Question

If (a,b) = \(a^2+b^2\) and g(a, b) = \(\frac{2}{b^2}\) \([a^2+b^2]\), then what is the value of f(6,3)-g(8,4)?

• A. 30
• B. 35
• C. 40
• D. 45
• E. 40

Answer 1

The Correct Option is B

To solve the problem, we need to find the value of \( f(6, 3) - g(8, 4) \) where: 

The function \( f(a, b) = a^2 + b^2 \), and

The function \( g(a, b) = \frac{2}{b^2} \times [a^2 + b^2] \).

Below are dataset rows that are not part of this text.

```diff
 template <class LoadW>
-__device__ __forceinline__ void resample_ray(const float *z_coarse, LoadW load_w, const float *u, const float *t_lin,
+__device__ __forceinline__ void resample_ray(const float *z_coarse, LoadW load_w, const float *u, const float *t_lin, FirstU u_first,
                                              int64_t r, bool live, int Nc, int Ni, int pad_c, int pad_s, float *scratch,
                                              float *z_fine, float *z_std, int lane) {
     const int nb = Nc - 1;
@@ -410,11 +580,14 @@
     for (int i = Ni + lane; i < pad_s; i += 64) zs[i] = INFINITY;
     wave_lds_sync();
     double sum = 0.0;
-    for (int i = lane; i < Ni; i += 64) {
-        const float uu = u ? u[r * Ni + i] : t_lin[i];
-        const float v = invert_cdf(cdf, bl, nb, uu);
-        zs[i] = v;
-        sum += (double)v;
+    for (int i0 = 0; i0 < Ni; i0 += 128) {
+        const int i = i0 + lane, j = i + 64;
+        float ua = u_first.a, ub = u_first.b;
+        if (i0 > 0) { ua = i < Ni ? load_u(u, t_lin, r, Ni, i) : 0.0f; ub = j < Ni ? load_u(u, t_lin, r, Ni, j) : 0.0f; }
+        float va, vb;
+        invert_cdf2(cdf, bl, nb, ua, ub, va, vb);
+        if (i < Ni) { zs[i] = va; sum += (double)va; }
+        if (j < Ni) { zs[j] = vb; sum += (double)vb; }
     }
     const double mean = wave_sum(sum) / (double)Ni;
     double ss = 0.0;
@@ -425,17 +598,26 @@
     ss = wave_sum(ss);
     if (live && lane == 0 && z_std) z_std[r] = (float)sqrt(ss / (double)Ni);
     wave_lds_sync();
-    if (!wave_is_sorted(zs, Ni, lane)) wave_bitonic_sort(zs, pad_s, lane);
+    if (!wave_is_sorted(zs, Ni, lane)) {
+        if (Ni <= 64) wave_sort_in_registers<1>(zs, Ni, lane);
+        else if (Ni <= 128) wave_sort_in_registers<2>(zs, Ni, lane);
+        else wave_bitonic_sort(zs, pad_s, lane);
+    }
     if (!wave_is_sorted(za, Nc, lane)) wave_bitonic_sort(za, pad_c, lane);
     if (!live) return;
     float *out = z_fine + r * (Nc + Ni);
     for (int i = lane; i < Nc; i += 64) {
         const float v = za[i];
-        out[i + count_below<true>(zs, Ni, order_key(v))] = v;
-    }
-    for (int j = lane; j < Ni; j += 64) {
-        const float v = zs[j];
-        out[j + count_below<false>(za, Nc, order_key(v))] = v;
+        out[i + count_below(zs, Ni, pad_s, order_key(v))] = v;
+    }
+    for (int j0 = 0; j0 < Ni; j0 += 128) {
+        const int i = j0 + lane, j = i + 64;
+        const float va = i < Ni ? zs[i] : INFINITY, vb = j < Ni ? zs[j] : INFINITY;
+        const unsigned ka = order_key(va), kb = order_key(vb);
+        int ca, cb;
+        partition_point2(za, Nc, pad_c, [&](float v) { return order_key(v) <= ka; }, [&](float v) { return order_key(v) <= kb; }, ca, cb);
+        if (i < Ni) out[i + ca] = va;
+        if (j < Ni) out[j + cb] = vb;
     }
 }
 
@@ -449,7 +631,7 @@
     const bool live = r < R;
     if (!live) r = R - 1;
     const float *wr = weights + r * Nc + 1;
-    resample_ray(z_coarse, [&](int i) { return wr[i]; }, u, t_lin, r, live, Nc, Ni, pad_c, pad_s,
+    resample_ray(z_coarse, [&](int i) { return wr[i]; }, u, t_lin, load_first_u(u, t_lin, r, Ni, lane), r, live, Nc, Ni, pad_c, pad_s,
                  lds + wv * (2 * (Nc - 1) + pad_c + pad_s), z_fine, z_std, lane);
 }
 
@@ -463,11 +645,12 @@
         if (!live) r = cj.R - 1;
         const int Nc = cj.S;
         float *wl = lds + wv * (Nc + 2 * (Nc - 1) + rj.pad_c + rj.pad_s);
+        const FirstU u_first = load_first_u(rj.u, rj.t_lin, r, rj.Ni, lane);
         composite_ray(cj.raw, cj.raw_ch, cj.z, cj.rays_d, cj.rays_d_stride, cj.noise, r, Nc, cj.white_bkgd,
                       live ? cj.rgb : nullptr, live ? cj.disp : nullptr, live ? cj.acc : nullptr, nullptr, lane,
                       [&](int s, float w) { wl[s] = w; if (live && cj.weights) cj.weights[r * Nc + s] = w; });
         wave_lds_sync();
-        resample_ray(cj.z, [&](int i) { return wl[1 + i]; }, rj.u, rj.t_lin, r, live, Nc, rj.Ni, rj.pad_c, rj.pad_s,
+        resample_ray(cj.z, [&](int i) { return wl[1 + i]; }, rj.u, rj.t_lin, u_first, r, live, Nc, rj.Ni, rj.pad_c, rj.pad_s,
                      wl + Nc, rj.z_fine, rj.z_std, lane);
     } else {
         const int64_t r = (int64_t)((int)blockIdx.x - cr_blocks) * RAYS_PER_WG + wv;
```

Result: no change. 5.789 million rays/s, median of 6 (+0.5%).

We will calculate each step by step:

1. Find \( f(6, 3) \):
   • Using \( f(a, b) = a^2 + b^2 \), substitute \( a = 6 \) and \( b = 3 \).
   • \( f(6, 3) = 6^2 + 3^2 \).
   • \( f(6, 3) = 36 + 9 = 45 \).
2. Find \( g(8, 4) \):
   • Using \( g(a, b) = \frac{2}{b^2} \times [a^2 + b^2] \), substitute \( a = 8 \) and \( b = 4 \).
   • First calculate \( a^2 + b^2 \):
   • \( 8^2 + 4^2 = 64 + 16 = 80 \).
   • Now calculate \( g(8, 4) \):
   • \( g(8, 4) = \frac{2}{4^2} \times 80 \).
   • \( g(8, 4) = \frac{2}{16} \times 80 \).
   • \( g(8, 4) = \frac{1}{8} \times 80 = 10 \).
3. Calculate \( f(6, 3) - g(8, 4) \):
   • Substitute the values found in steps 1 and 2:
   • \( f(6, 3) - g(8, 4) = 45 - 10 \).
   • \( f(6, 3) - g(8, 4) = 35 \).

The value of \( f(6, 3) - g(8, 4) \) is 35.

Conclusion: The correct answer is 35.